行或者列，都可以只傳單個值，實現精確匹配

import pandas as pd

file_path = "../files/beijing_tianqi_2018.csv"
df = pd.read_csv(file_path)
# 數據的預處理
# 設定索引為日期，方便按日期篩選
df.set_index('ymd', inplace=True)
# 替換溫度的后綴℃
df.loc[:, 'bWendu'] = df.loc[:, 'bWendu'].str.replace('℃', '').astype('int32')
df.loc[:, 'yWendu'] = df.loc[:, 'yWendu'].str.replace('℃', '').astype('int32')

# 打印前幾行數據
print(df.head())

# 得到單個值(獲取2018-01-03的最高溫度)
print(df.loc['2018-01-03', 'bWendu'])

# 得到一個Series(獲取2018-01-03的最高溫度和最低溫度)
print(df.loc['2018-01-03', ['bWendu', 'yWendu']])

3、使用值列表批量查詢

import pandas as pd

file_path = "../files/beijing_tianqi_2018.csv"
df = pd.read_csv(file_path)
# 數據的預處理
# 設定索引為日期，方便按日期篩選
df.set_index('ymd', inplace=True)
# 替換溫度的后綴℃
df.loc[:, 'bWendu'] = df.loc[:, 'bWendu'].str.replace('℃', '').astype('int32')
df.loc[:, 'yWendu'] = df.loc[:, 'yWendu'].str.replace('℃', '').astype('int32')

# 打印前幾行數據
print(df.head())

# 得到Series(獲取['2018-01-03', '2018-01-04', '2018-01-05']的最高溫度)
print(df.loc[['2018-01-03', '2018-01-04', '2018-01-05'], 'bWendu'])

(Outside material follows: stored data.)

template <int NBT, int ROWS, int PKM, bool ROUTE, bool CMP, int COP = 1, bool NID16 = false>
__global__ __launch_bounds__(1024) void hist_build_kernel(
    const uint8_t* __restrict__ codes, int64_t npad, const float* __restrict__ g, const float* __restrict__ s2,
    const int* __restrict__ nid, const NodeLink* __restrict__ link, const int* __restrict__ ctl,
    const int* __restrict__ nvb, const double* __restrict__ qscale, uint32_t salt, int F, int fg, int n_groups,
    int wgpg, int slot_lo, int slot_cnt, const short* __restrict__ slot16, unsigned long long* __restrict__ pk_buf,
    unsigned long long* __restrict__ partials, const PartInfo* __restrict__ part_prev,
    const int* __restrict__ ctl_prev, int* __restrict__ nid_out, int writer, GradFuse gf, LevelPro lp,
    const uint8_t* __restrict__ joint, const int* __restrict__ plane_src) {
  salt = (uint32_t)qscale[9];
  extern __shared__ __attribute__((aligned(16))) unsigned long long lds64[];
  __shared__ int width_s[256], rep_s[256];
  __shared__ float rcp_s[256];
  __shared__ NodeSplit pro_ns[ROUTE ? PRO_MAX_NODES : 1];
  __shared__ PartInfo pro_ps[ROUTE ? PRO_MAX_NODES : 1];
  __shared__ int pro_res;
  bool pro = false;
  if constexpr (ROUTE) pro = lp.fbest != nullptr;
  int n_slots;
  if (pro) n_slots = level_prologue(lp, ctl_prev, NBT, blockIdx.x == 0 && writer != 0, pro_ns, pro_ps, &pro_res);
  else n_slots = ctl[CTL_SLOTS];
  const int b = blockIdx.x;
  const int xcd = b & 7, i = b >> 3;
  const int group = i % n_groups;
  const int chunk = xcd + 8 * (i / n_groups);
  const bool route_w = ROUTE && writer && group == 0 && ctl_prev[CTL_N] > 0;
  const bool build = slot_lo < n_slots;
  if (!build && !route_w) return;
  const int f0 = group * fg;
  const int nf = min(fg, F - f0);
  static_assert(COP == 1 || ((PKM == 1 || PKM == 3 || PKM == 6) && !ROUTE && !CMP), "copies: level-0 kernel only");
  const int hist_elems = slot_cnt * fg * NBT;
  const int lane = threadIdx.x & 63;
  auto plane_codes = [&](int fi) -> const uint8_t* {
    const int sp = plane_src ? plane_src[f0 + fi] : f0 + fi;
    return sp >= 0 ? codes + (int64_t)sp * npad : joint + (int64_t)(~sp) * npad;
  };

  for (int j = threadIdx.x; j < hist_elems * COP; j += blockDim.x) lds64[j] = 0ull;
  if (threadIdx.x < fg) {
    const int fi = threadIdx.x;
    const int w = (fi < nf) ? nvb[f0 + fi] + 1 : NBT;
    width_s[fi] = w;
    int r = NBT / w;
    r = r < 1 ? 1 : (r > 64 ? 64 : r);
    if (COP > 1) r = 1;
    rep_s[fi] = r;
    rcp_s[fi] = 1.0f / (float)r;
  }
  __shared__ float tval_s[PKM == 5 ? GF_LDS_NODES : 1];
  if constexpr (PKM == 5) {
    if (gf.apply && gf.cap <= GF_LDS_NODES)
      for (int j = threadIdx.x; j < gf.cap; j += blockDim.x) tval_s[j] = gf.tree[j].value;
  }
  const float sg = (float)qscale[0], ss = (float)qscale[1];
  const int64_t rb = (int64_t)qscale[7];
  const int64_t n_rows = (int64_t)qscale[8];
  __syncthreads();

  const int64_t units = npad / ROWS;
  const int64_t u0 = units * chunk / wgpg, u1 = units * (chunk + 1) / wgpg;
  const int64_t ustart = CMP ? u0 + (threadIdx.x & ~63) : u0 + threadIdx.x;
  for (int64_t uu = ustart; uu < u1; uu += blockDim.x) {
    const bool inb = !CMP || uu + lane < u1;
    const int64_t u = CMP ? (inb ? uu + lane : u1 - 1) : uu;
    const int64_t r0 = u * ROWS;
    int s[ROWS];
    bool any = false;
    if constexpr (ROUTE) {
      int nn[ROWS], nx[ROWS];
      if (nid == nullptr) {
#pragma unroll
        for (int k = 0; k < ROWS; ++k) nn[k] = (r0 + k < n_rows) ? 0 : INT32_MIN;
      } else if constexpr (NID16) {
        const short* n16 = reinterpret_cast<const short*>(nid);
#pragma unroll
        for (int q = 0; q < ROWS / 8; ++q) {
          const uint4 v = *reinterpret_cast<const uint4*>(n16 + r0 + 8 * q);
          const uint32_t w4[4] = {v.x, v.y, v.z, v.w};
#pragma unroll
          for (int k = 0; k < 8; ++k) nn[8 * q + k] = (int)(short)(w4[k >> 1] >> (16 * (k & 1)));
        }
      } else {
#pragma unroll
        for (int q = 0; q < ROWS / 4; ++q) {
          const int4 n4 = *reinterpret_cast<const int4*>(nid + r0 + 4 * q);
          nn[4 * q] = n4.x; nn[4 * q + 1] = n4.y; nn[4 * q + 2] = n4.z; nn[4 * q + 3] = n4.w;
        }
      }
#pragma unroll
      for (int k = 0; k < ROWS; ++k) { nx[k] = nn[k]; s[k] = -1; }
      const int n_prev = pro ? min(ctl_prev[CTL_N], PRO_MAX_NODES) : ctl_prev[CTL_N];
// ... 67 lines not shown
          any |= (sl >= 0);
        }
      }
    } else if (nid == nullptr) {
#pragma unroll
      for (int k = 0; k < ROWS; ++k) {
        int sl = (r0 + k < n_rows) ? 0 - slot_lo : -1;
        if (sl >= slot_cnt) sl = -1;
        s[k] = sl;
        any |= (sl >= 0);
      }
    } else {
#pragma unroll
      for (int q = 0; q < ROWS / 4; ++q) {
        const int4 n4 = *reinterpret_cast<const int4*>(nid + r0 + 4 * q);
        const int nn[4] = {n4.x, n4.y, n4.z, n4.w};
#pragma unroll
        for (int k = 0; k < 4; ++k) {
          int sl = -1;
          if (nn[k] >= 0) {
            sl = link[nn[k]].slot - slot_lo;
            if (sl >= slot_cnt) sl = -1;
          }
          s[4 * q + k] = sl;
          any |= (sl >= 0);
        }
      }
    }
    if constexpr (CMP) {
      if (__ballot(any && inb) == 0ull) continue;
    } else {
      if (!any) continue;
    }
    uint32_t pf[HB_PF][ROWS / 4];
    auto load_codes = [&](int fi, uint32_t* cw) {
      const uint8_t* cp = plane_codes(fi) + r0;
      if constexpr (ROWS == 16) {
        const uint4 c4 = *reinterpret_cast<const uint4*>(cp);
        cw[0] = c4.x; cw[1] = c4.y; cw[2] = c4.z; cw[3] = c4.w;
      } else {
        const uint2 c2 = *reinterpret_cast<const uint2*>(cp);
        cw[0] = c2.x; cw[1] = c2.y;
      }
    };
    if constexpr (!CMP) {
#pragma unroll
      for (int q = 0; q < HB_PF; ++q)
        if (q < nf) load_codes(q, pf[q]);
    }
    unsigned long long pk[ROWS];
    if constexpr (PKM == 2) {
#pragma unroll
      for (int q = 0; q < ROWS / 2; ++q) {
        const ulonglong2 p2 = *reinterpret_cast<const ulonglong2*>(pk_buf + r0 + 2 * q);
        pk[2 * q] = p2.x;
        pk[2 * q + 1] = p2.y;
      }
    } else if constexpr (PKM == 4 || PKM == 6) {
      const uint32_t* pk32 = reinterpret_cast<const uint32_t*>(pk_buf);
#pragma unroll
      for (int q = 0; q < ROWS / 4; ++q) {
        const uint4 p4 = *reinterpret_cast<const uint4*>(pk32 + r0 + 4 * q);
        const uint32_t pw[4] = {p4.x, p4.y, p4.z, p4.w};
#pragma unroll
        for (int k = 0; k < 4; ++k)
          pk[4 * q + k] = ((unsigned long long)(uint32_t)(int)(short)(pw[k] >> 16) << 32) |
                          (unsigned long long)(pw[k] & 0xFFFFu);
      }
    } else if constexpr (PKM == 5) {
#pragma unroll
      for (int q = 0; q < ROWS / 4; ++q) {
        const float4 f4 = *reinterpret_cast<const float4*>(gf.F + r0 + 4 * q);
        const float4 y4 = *reinterpret_cast<const float4*>(gf.y + r0 + 4 * q);
        int4 n4 = make_int4(-1, -1, -1, -1);
        if (gf.apply) n4 = *reinterpret_cast<const int4*>(gf.nid + r0 + 4 * q);
        float fv[4] = {f4.x, f4.y, f4.z, f4.w};
        const float yv[4] = {y4.x, y4.y, y4.z, y4.w};
        const int nv[4] = {n4.x, n4.y, n4.z, n4.w};
        float gv[4], hv[4];
        uint32_t pw[4];
#pragma unroll
        for (int k = 0; k < 4; ++k) {
          const int64_t r = r0 + 4 * q + k;
          gv[k] = 0.f; hv[k] = 0.f; pw[k] = 0u;
          pk[4 * q + k] = 0ull;
          if (r >= n_rows) continue;
          if (gf.apply) fv[k] += (gf.cap <= GF_LDS_NODES) ? tval_s[~nv[k]] : gf.tree[~nv[k]].value;
          dist_grad(gf.gp.dist, fv[k], yv[k], gf.gp, gv[k], hv[k]);
          const uint32_t hsh = row_hash(rb + r, salt);
          const float d1 = (hsh & 0xFFFF) * (1.0f / 65536.0f), d2 = (hsh >> 16) * (1.0f / 65536.0f);
          const int gq = (int)floorf(fmaf(gv[k], sg, d1));
          const uint32_t sq = (uint32_t)floorf(fmaf(gf.s_is_h ? hv[k] : 1.0f, ss, d2));
          pk[4 * q + k] = ((unsigned long long)(uint32_t)gq << 32) | (unsigned long long)sq;
          pw[k] = ((uint32_t)gq << 16) | (sq & 0xFFFFu);
        }
        if (group == 0) {
          if (gf.apply) *reinterpret_cast<float4*>(gf.F + r0 + 4 * q) = make_float4(fv[0], fv[1], fv[2], fv[3]);
          *reinterpret_cast<float4*>(gf.g + r0 + 4 * q) = make_float4(gv[0], gv[1], gv[2], gv[3]);
          *reinterpret_cast<float4*>(gf.h + r0 + 4 * q) = make_float4(hv[0], hv[1], hv[2], hv[3]);
          if (gf.pk64) {
            *reinterpret_cast<ulonglong2*>(pk_buf + r0 + 4 * q) = make_ulonglong2(pk[4 * q], pk[4 * q + 1]);
            *reinterpret_cast<ulonglong2*>(pk_buf + r0 + 4 * q + 2) = make_ulonglong2(pk[4 * q + 2], pk[4 * q + 3]);
          } else {
            *reinterpret_cast<uint4*>(reinterpret_cast<uint32_t*>(pk_buf) + r0 + 4 * q) =
                make_uint4(pw[0], pw[1], pw[2], pw[3]);
          }
        }
      }
    } else {
#pragma unroll
    for (int q = 0; q < ROWS / 4; ++q) {
      const float4 g4 = *reinterpret_cast<const float4*>(g + r0 + 4 * q);
      float4 s4 = make_float4(1.f, 1.f, 1.f, 1.f);
      if (s2) s4 = *reinterpret_cast<const float4*>(s2 + r0 + 4 * q);
      const float gv[4] = {g4.x, g4.y, g4.z, g4.w};
      const float sv[4] = {s4.x, s4.y, s4.z, s4.w};
#pragma unroll
      for (int k = 0; k < 4; ++k) {
        const uint32_t hsh = row_hash(rb + r0 + 4 * q + k, salt);
        const float d1 = (hsh & 0xFFFF) * (1.0f / 65536.0f), d2 = (hsh >> 16) * (1.0f / 65536.0f);
        const int gq = (int)floorf(fmaf(gv[k], sg, d1));
        const uint32_t sq = (uint32_t)floorf(fmaf(sv[k], ss, d2));
        pk[4 * q + k] = ((unsigned long long)(uint32_t)gq << 32) | (unsigned long long)sq;
      }
    }
    if (PKM == 1 && group == 0) {
#pragma unroll
      for (int q = 0; q < ROWS / 2; ++q)
        *reinterpret_cast<ulonglong2*>(pk_buf + r0 + 2 * q) = make_ulonglong2(pk[2 * q], pk[2 * q + 1]);
    }
    if (PKM == 3 && group == 0) {
      uint32_t* pk32 = reinterpret_cast<uint32_t*>(pk_buf);
#pragma unroll
      for (int q = 0; q < ROWS / 4; ++q) {
        uint32_t pw[4];
#pragma unroll
        for (int k = 0; k < 4; ++k) {
          const unsigned long long v = pk[4 * q + k];
          pw[k] = ((uint32_t)(v >> 32) << 16) | ((uint32_t)v & 0xFFFFu);
        }
        *reinterpret_cast<uint4*>(pk32 + r0 + 4 * q) = make_uint4(pw[0], pw[1], pw[2], pw[3]);
      }
    }
    }
    if constexpr (CMP) {
      static_assert(ROWS == 16 && (PKM == 2 || PKM == 4), "compaction: 16-row units reading stored rows");
      uint32_t m = 0;
#pragma unroll
      for (int r = 0; r < ROWS; ++r)
        if (inb && s[r] >= 0 && pk[r] != 0ull) m |= 1u << r;
      const uint32_t cnt = __popc(m);
      const unsigned long long lt = (1ull << lane) - 1ull;
      int excl = 0, total = 0;
#pragma unroll
      for (int bit = 0; bit < 5; ++bit) {
        const unsigned long long bm = __ballot((cnt >> bit) & 1u);
        excl += __popcll(bm & lt) << bit;
// ... 1644 lines not shown
  if (level_out == nullptr) return false;
  lv = *reinterpret_cast<const LevelOut*>(level_out);
  return lv.ctl_next != nullptr && lv.nvb != nullptr && lv.part != nullptr && lv.tree != nullptr &&
         lv.nsplit != nullptr;
}

static bool make_pro(LevelPro& lp, const void* fbest, const void* params, const void* level_out, int max_nodes) {
  if (fbest == nullptr || params == nullptr || max_nodes < 1 || max_nodes > PRO_MAX_NODES) return false;
  lp.fbest = reinterpret_cast<const FeatBest*>(fbest);
  lp.p = *reinterpret_cast<const SplitParams*>(params);
  return copy_level_out(lp.lv, level_out);
}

# 得到DataFrame(獲取['2018-01-03', '2018-01-04', '2018-01-05']的最高溫度和最低溫度)
print(df.loc[['2018-01-03', '2018-01-04', '2018-01-05'], ['bWendu', 'yWendu']])

4、使用數值區間進行范圍查詢

注意：區間即包含開始，也包含結束

import pandas as pd

file_path = "../files/beijing_tianqi_2018.csv"
df = pd.read_csv(file_path)
# 數據的預處理
# 設定索引為日期，方便按日期篩選
df.set_index('ymd', inplace=True)
# 替換溫度的后綴℃
df.loc[:, 'bWendu'] = df.loc[:, 'bWendu'].str.replace('℃', '').astype('int32')
df.loc[:, 'yWendu'] = df.loc[:, 'yWendu'].str.replace('℃', '').astype('int32')

# 打印前幾行數據
print(df.head(), '\n', '*' * 50)

# 行index按區間
print(df.loc['2018-01-03':'2018-01-05', 'bWendu'], '\n', '*' * 50)

# 列index按區間
print(df.loc['2018-01-03', 'bWendu':'fengxiang'], '\n', '*' * 50)

# 行列都按區間查詢
print(df.loc['2018-01-03':'2018-01-05', 'bWendu':'fengxiang'])

5、使用條件表達式查詢

bool列表的長度等於行數或者列數

簡單條件查詢

import pandas as pd

file_path = "../files/beijing_tianqi_2018.csv"
df = pd.read_csv(file_path)
# 數據的預處理
# 設定索引為日期，方便按日期篩選
df.set_index('ymd', inplace=True)
# 替換溫度的后綴℃
df.loc[:, 'bWendu'] = df.loc[:, 'bWendu'].str.replace('℃', '').astype('int32')
df.loc[:, 'yWendu'] = df.loc[:, 'yWendu'].str.replace('℃', '').astype('int32')

# 簡單查詢, 最低溫度低於-10度的列表
print(df.loc[df['yWendu'] < -10, :], '\n', '*' * 50)

# 觀察一下這里的boolean條件
print(df['yWendu'] < -10, '\n', '*' * 50)

復雜條件查詢

注意：組合條件用&符號合並，每個條件判斷都得帶括號

import pandas as pd

file_path = "../files/beijing_tianqi_2018.csv"
df = pd.read_csv(file_path)
# 數據的預處理
# 設定索引為日期，方便按日期篩選
df.set_index('ymd', inplace=True)
# 替換溫度的后綴℃
df.loc[:, 'bWendu'] = df.loc[:, 'bWendu'].str.replace('℃', '').astype('int32')
df.loc[:, 'yWendu'] = df.loc[:, 'yWendu'].str.replace('℃', '').astype('int32')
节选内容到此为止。